Я сразу сунула медальон за пояс. Мы с матерью любили такие безделушки, как любили искусство, хотя отец не одобрял, если у меня появлялись непрактичные вещи. Он много работал, чтобы стать состоятельным купцом, и терпеть не мог, когда деньги растрачивались на что-то бесполезное. Но я ликовала, я обожала такие вещи.
— Дзалумма, — позвала мать. — Я готова ехать. Рабыня тут же подошла к нам и взяла маму под руку. Но стоило маме отвернуться от алтаря, как она замерла и наморщила нос.
— Свечи…— пробормотала она. Алтарные покровы загорелись? Что-то горит…
Дзалумма от страха переменилась в лице, но почти сразу взяла себя в руки и спокойно, словно это была самая обычная вещь, произнесла:
— Ложитесь, мадонна.
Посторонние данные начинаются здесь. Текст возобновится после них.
-static inline void bits_fill(struct bits *b)
-{
-    if (!b->marker && b->end - b->p >= 8 && b->n <= 56) {
-        uint64_t w;
-        memcpy(&w, b->p, 8);
-        w = __builtin_bswap64(w);
-        const uint64_t x = ~w;
-        if (!((x - 0x0101010101010101ULL) & ~x & 0x8080808080808080ULL)) {
-            const int nb = (64 - b->n) >> 3;
-            b->acc = nb == 8 ? w : (b->acc << (8 * nb)) | (w >> (64 - 8 * nb));
-            b->p += nb;
-            b->n += 8 * nb;
-            return;
-        }
-    }
-    while (b->n <= 56) {
-        unsigned c = 0;
-        int real = 0;
-        if (!b->marker && b->p < b->end) {
-            c = *b->p;
-            if (c == 0xFF) {
-                if (b->p + 1 < b->end && b->p[1] == 0) { b->p += 2; real = 1; }
-                else { b->marker = 1; c = 0; }
-            } else { b->p++; real = 1; }
-        }
-        b->dry += !real;
-        b->acc = (b->acc << 8) | c;
-        b->n += 8;
-    }
-}
-static inline int bits_get(struct bits *b, int k)
-{
-    if (k == 0) return 0;
-    if (b->n < k) bits_fill(b);
-    b->n -= k;
-    return (int)((b->acc >> b->n) & ((1u << k) - 1));
-}
-static inline int huff_decode(struct bits *b, const struct huff *h)
-{
-    if (b->n < 16) bits_fill(b);
-    unsigned peek = (unsigned)((b->acc >> (b->n - LOOK)) & ((1u << LOOK) - 1));
-    unsigned e = h->look[peek];
-    if (e) { b->n -= (int)(e >> 8); return (int)(e & 0xff); }
-    int code = (int)peek, len = LOOK;
-    while (code > h->maxcode[len]) {
-        if (++len > 16) return -1;
-        code = (int)((b->acc >> (b->n - len)) & ((1u << len) - 1));
-    }
-    b->n -= len;
-    return h->vals[(h->valptr[len] + code - h->mincode[len]) & 255];
-}
-static inline int extend(int v, int t) { return (t && v < (1 << (t - 1))) ? v - (1 << t) + 1 : v; }
+uint64_t ffhip_huff_spec_digest(const struct huff_spec *s)
+{
+    _Static_assert(offsetof(struct huff_spec, vals) == offsetof(struct huff_spec, counts) + 16, "vals follow counts");
+    const uint8_t *p = (const uint8_t *)s + offsetof(struct huff_spec, counts);
+    size_t left = 16 + (size_t)s->n;
+    uint64_t h = 0x9e3779b97f4a7c15ull ^ left;
+    for (; left; p += 8) {
+        uint64_t w = 0;
+        const size_t take = left < 8 ? left : 8;
+        memcpy(&w, p, take);
+        left -= take;
+        h = (h ^ w) * 0xff51afd7ed558ccdull;
+        h ^= h >> 32;
+    }
+    return h;
+}
+
+int ffhip_huff_spec_same(const struct huff_spec *a, const struct huff_spec *b)
+{
+    return a == b || (a->n == b->n && !memcmp(a->counts, b->counts, 16) && !memcmp(a->vals, b->vals, a->n));
+}
 
 static int parse_headers(const uint8_t *f, size_t len, struct jpeg_hdr *j)
 {
@@ -132,7 +110,7 @@
                 i++;
                 if (id > 3 || i + (size_t)64 * (prec + 1) > sl) return FFHIP_EINVAL;
                 for (int k = 0; k < 64; k++, i += prec + 1)
-                    j->quant[id][k_zigzag[k]] = prec ? (uint16_t)((s[i] << 8) | s[i + 1]) : s[i];
+                    j->quant[id][ffhip_zigzag[k]] = prec ? (uint16_t)((s[i] << 8) | s[i + 1]) : s[i];
             }
         } else if (m == 0xC4) {
             size_t i = 0;
@@ -141,7 +119,13 @@
                 int n = 0;
                 for (int k = 0; k < 16; k++) n += s[i + 1 + k];
                 if (tc > 1 || th > 3 || n > 256 || i + 17 + (size_t)n > sl) return FFHIP_EINVAL;
-                if (huff_build(tc ? &j->ac[th] : &j->dc[th], s + i + 1, s + i + 17, n)) return FFHIP_EINVAL;
+                if (huff_spec_check(s + i + 1, n)) return FFHIP_EINVAL;
+                struct huff_spec *t = tc ? &j->ac[th] : &j->dc[th];
+                memcpy(t->counts, s + i + 1, 16);
+                memcpy(t->vals, s + i + 17, (size_t)n);
+                t->n = (uint16_t)n;
+                t->present = 1;
+                t->digest = ffhip_huff_spec_digest(t);
                 i += 17 + (size_t)n;
             }
         } else if (m == 0xC0 || m == 0xC1) {
@@ -192,34 +176,161 @@
 int ffhip_jpeg_parse(const uint8_t *file, size_t len, struct jpeg_hdr *j) { return parse_headers(file, len, j); }
 int ffhip_jpeg_probe_restart(const uint8_t *file, size_t len)
 {
-    struct jpeg_hdr *j = malloc(sizeof *j);
-    if (!j) return -1;
-    const int r = parse_headers(file, len, j) ? -1 : j->restart;
-    free(j);
-    return r;
+    struct jpeg_hdr j;
+    return parse_headers(file, len, &j) ? -1 : j.restart;
 }
 
 int ffhip_jpeg_probe(const uint8_t *file, size_t len, ffhip_jpeg_geom *geom, int *width, int *height)
 {
-    struct jpeg_hdr *j = malloc(sizeof *j);
-    if (!j) return FFHIP_ENOMEM;
-    int rc = file && geom ? parse_headers(file, len, j) : FFHIP_EINVAL;
+    struct jpeg_hdr j;
+    const int rc = file && geom ? parse_headers(file, len, &j) : FFHIP_EINVAL;
     if (rc == FFHIP_OK) {
-        geom->ncomp = j->ncomp;
-        geom->h = j->h[0];
-        geom->v = j->v[0];
-        geom->mcu_cols = (j->width + 8 * j->h[0] - 1) / (8 * j->h[0]);
-        geom->mcu_rows = (j->height + 8 * j->v[0] - 1) / (8 * j->v[0]);
-        for (int c = 0; c < 3; c++) geom->qt_id[c] = c < j->ncomp ? j->tq[c] : 0;
-        if (width) *width = j->width;
-        if (height) *height = j->height;
-    }
-    free(j);
+        geom->ncomp = j.ncomp;
+        geom->h = j.h[0];
+        geom->v = j.v[0];
+        geom->mcu_cols = (j.width + 8 * j.h[0] - 1) / (8 * j.h[0]);
+        geom->mcu_rows = (j.height + 8 * j.v[0] - 1) / (8 * j.v[0]);
+        for (int c = 0; c < 3; c++) geom->qt_id[c] = c < j.ncomp ? j.tq[c] : 0;
+        if (width) *width = j.width;
+        if (height) *height = j.height;
+    }
     return rc;
 }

Прямо здесь, на полу. Все будет хорошо.
— Все повторяется, — сказала мама тем самым странным голосом, которого я боялась.
— Ложитесь! — строго велела Дзалумма, словно говорила с ребенком.
Мама как будто не слышала ее, а когда Дзалумма силой попыталась уложить ее на пол, начала сопротивляться.
— Все повторяется, — как безумная бормотала она. — Неужели ты не видишь, что это вновь происходит? Здесь, в этом святом месте.
Я присоединилась к Дзалумме, вместе мы пытались уложить маму, но это было все равно, что пытаться сдвинуть скалу.
Мама вытянула вперед напряженные руки, скрестила ноги.
— Здесь снова творится убийство и замышляется убийство! — пронзительно закричала она. — Снова плетутся интриги и заговоры!
Ее крики стали бессвязными, и она повалилась на пол. Мы с Дзалуммой едва успели поддержать ее, чтобы она не сильно ударилась. Мама корчилась на холодном полу собора, ее синяя накидка распахнулась, серебристые юбки обмотались вокруг ног. Дзалумма плашмя легла на нее сверху, а я вложила носовой платок между ее зубами, затем принялась поддерживать голову.
Я едва успела. Глаза у мамы закатились, так что были видны белки с кровеносными сосудами, а затем начались судороги. Голова, торс, конечности — все беспорядочно и быстро задергалось.
Дзалумме кое-как удалось удержаться на месте, она колыхалась уже на бьющемся под ней теле и хрипло бормотала на своем варварском языке странные слова, которые сыпались так быстро и привычно, что я сразу поняла: Дзалумма молится. Я тоже начала молиться на таком же древнем языке:
Ave Maria, Mater Dei, ora pro nobis pecatoribus, nunc et in hora mortis nostrae…[9]
Я, не отрываясь, смотрела на льняной платок во рту матери — она скрежетала зубами, и на платке выступили мелкие капли крови, — на ее дергающуюся голову, которую я теперь переложила себе на колени, поэтому вздрогнула от испуга, когда кто-то рядом с нами начал громко молиться тоже на латыни.
Подняв взгляд, я увидела священника в черной сутане, который ухаживал за алтарем. Он попеременно кропил маму водой из маленького флакончика и крестился над ней, не переставая молиться.
Наконец настала минута, когда мама издала последний душераздирающий стон и вся обмякла, веки ее, вздрогнув, закрылись.
Священник, стоявший рядом, — молодой рыжеволосый человек с покрытым оспинами розовым лицом — выпрямился.
— Она совсем как та женщина, из которой Иисус изгнал девятерых дьяволов, — со знанием дела заявил он. — Она одержима.